Писатель присутствовал на съемках. Если требовалось, правил диалог, сцену, искал и находил подходящее слово. В ночных посиделках, застольях участвовал мало, уходил к себе в номер, шагал по скрипучему, рассохшемуся деревянному полу, наблюдал свое отражение в старом зеркале, курил у открытой форточки, читал. Писал только по сценарию, ничего другого не шло в голову. Его сосед по номеру, актер, ночевать приходил редко. Было он молод, легок, весел. Уговаривал писателя написать ему большую-большую роль.

– Чтобы любовь, чтобы смерть. Чтобы женщины плакали и писали письма. Чтобы целые мешки писем.
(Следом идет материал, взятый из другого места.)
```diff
@@ -366,16 +414,19 @@
     sp.sp_val.reset();
     pt.lap("fp32 re-pack + H2D");
     if (scoring) {
+        if (walk) TRY(walk_order_stream(*d, sp_row_ptr, order, yf, T));
+        pt.lap("stream into walk order");
         *out = d.release();
         return FMHIP_OK;
     }
-    const bool keep64 = !split && nb == 1 && nnz <= kAlsMaxNnz;
     if (keep64) TRY(upload_als_copies(*d, row_ptr, col, val, y, T));
     std::vector<HostBatch> hbs((size_t)nb);
     TRY(build_transposes(*d, keep64, want_rb, sp.drop_bits, hbs));
     pt.lap("device transposes + metadata");
     TRY(pack_column_index(*d, hbs));
     pt.lap("pack + upload column index");
+    if (walk) TRY(walk_order_stream(*d, sp_row_ptr, order, yf, T));
+    pt.lap("stream into walk order");
     *out = d.release();
     return FMHIP_OK;
 }
diff --git a/sparkfm_amd/csrc/fmhip_host.cpp b/sparkfm_amd/csrc/fmhip_host.cpp
--- a/sparkfm_amd/csrc/fmhip_host.cpp
+++ b/sparkfm_amd/csrc/fmhip_host.cpp
@@ -296,6 +296,27 @@
     return order;
 }
 
+WalkLayout walk_layout(int64_t n_rows, int64_t batch_rows, const int64_t *row_ptr, const int32_t *order, int threads) {
+    WalkLayout w;
+    w.row_pos.resize((size_t)n_rows);
+    w.walk_ptr.resize((size_t)n_rows + 1);
+    w.walk_ptr[(size_t)n_rows] = row_ptr[n_rows];
+    const int64_t nb = n_rows > 0 ? (n_rows + batch_rows - 1) / batch_rows : 0;
+    parallel_chunks(nb, std::min<int>(threads, (int)std::max<int64_t>(nb, 1)), [&](int, int64_t blo, int64_t bhi) {
+        for (int64_t b = blo; b < bhi; ++b) {
+            const int64_t row0 = b * batch_rows, rows = std::min(batch_rows, n_rows - row0);
+            int64_t at = row_ptr[row0];
+            for (int64_t i = 0; i < rows; ++i) {
+                const int64_t r = order[row0 + i];
+                w.row_pos[(size_t)(row0 + r)] = (int32_t)i;
+                w.walk_ptr[(size_t)(row0 + i)] = at;
+                at += row_ptr[row0 + r + 1] - row_ptr[row0 + r];
+            }
+        }
+    });
+    return w;
+}
+
 template <typename FT>
 SortedRows sort_rows_by_feature(int64_t n_rows, const int64_t *row_ptr, const int32_t *col, const FT *val, int threads) {
     SortedRows s;
diff --git a/sparkfm_amd/csrc/fmhip_host.h b/sparkfm_amd/csrc/fmhip_host.h
--- a/sparkfm_amd/csrc/fmhip_host.h
+++ b/sparkfm_amd/csrc/fmhip_host.h
@@ -56,6 +56,8 @@
 HotSplit split_hot_rows(int64_t n_rows, const int64_t *row_ptr, const int32_t *col, const FT *val, int32_t dim, int64_t batch_rows, HotBlock &hb,
                         int threads);
 std::vector<int32_t> forward_row_order(int64_t n_rows, int64_t batch_rows, const int64_t *row_ptr, int64_t window, int threads);
+struct WalkLayout { std::vector<int32_t> row_pos; std::vector<int64_t> walk_ptr; };
+WalkLayout walk_layout(int64_t n_rows, int64_t batch_rows, const int64_t *row_ptr, const int32_t *order, int threads);
 struct SortedRows { std::vector<int32_t> scol; std::vector<double> sval; bool dup = false; };
 template <typename FT>
 SortedRows sort_rows_by_feature(int64_t n_rows, const int64_t *row_ptr, const int32_t *col, const FT *val, int threads);
diff --git a/sparkfm_amd/csrc/fmhip_internal.h b/sparkfm_amd/csrc/fmhip_internal.h
--- a/sparkfm_amd/csrc/fmhip_internal.h
+++ b/sparkfm_amd/csrc/fmhip_internal.h
@@ -195,6 +195,9 @@
     DevBuf<uint32_t> crow;
     DevBuf<float> cval;
     DevBuf<int32_t> row_order;
+    bool walk_stream = false;
+    DevBuf<int32_t> row_pos;
+    DevBuf<float> y_walk;
     DevBuf<int64_t> row_split;
     int64_t split_cut = -1;
     DevBuf<int32_t> col_part;
diff --git a/sparkfm_amd/csrc/fmhip_step.hip b/sparkfm_amd/csrc/fmhip_step.hip
--- a/sparkfm_amd/csrc/fmhip_step.hip
+++ b/sparkfm_amd/csrc/fmhip_step.hip
@@ -120,7 +120,13 @@
     a.w0 = m->w0.p;
     a.row0 = bm.row0;
     a.nz0 = bm.nnz0;
-    a.order = (m->tv(kTuneRowOrder) && (m->Kp >= 64 || getenv("FMHIP_ORDER_ALL"))) ? d->row_order.p + bm.row0 : nullptr;
+    a.order = (m->tv(kTuneRowOrder) && (m->Kp >= 64 || d->walk_stream || getenv("FMHIP_ORDER_ALL"))) ? d->row_order.p + bm.row0 : nullptr;
+    if (d->walk_stream) {
+        a.walk = kWalkOrder;
+        a.pos = d->row_pos.p + bm.row0;
+        a.y = d->y_walk.p;
+        if (!a.order) walk_in_caller_order(a);
+    }
     a.n_rows = (int32_t)bm.rows;
     a.P = m->P.p;
     a.e = m->e.p;
```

– Что ты с ними будешь делать?

– Читать. В старости. А потом я умру, и мой взрослый сын сожжет их все к чертовой матери, как осенние листья.

– Ты сначала роди сына.

Съемки закончились, группа уехала, и вся гостиница вздохнула с облегчением. Открыли окна в номерах (в уходящее тепло), выбросили мусор, вымыли полы, протерли тумбочки, сменили белье. Тихо. Спокойно. Слышен далекий голос диспетчера: на 6-й путь.

Илье казалось, что писатель знает что-то важное о жизни, хотя и не говорит об этом прямо. Вероятно, это и невозможно сказать прямо. А только так: на 6-й путь.

Илья прочел и перечел (многократно) все изданные рассказы писателя (и только роман, как мы уже говорили, недотянул). В читальном зале с ним здоровались как со старым знакомым, почти родственником, немного помешанным и оттого жалким.

В начале синего холодного апреля он сидел на привычном месте у окна и перечитывал рассказ о самом длинном дне в году (а герой ждал темноты, ночи, одиночества). Он читал, когда девушка-библиотекарша бесшумно подошла, прошептала:

– Вы должны знать.

И ушла, оставив перед ним газету (кажется, это была «Вечерняя Москва»).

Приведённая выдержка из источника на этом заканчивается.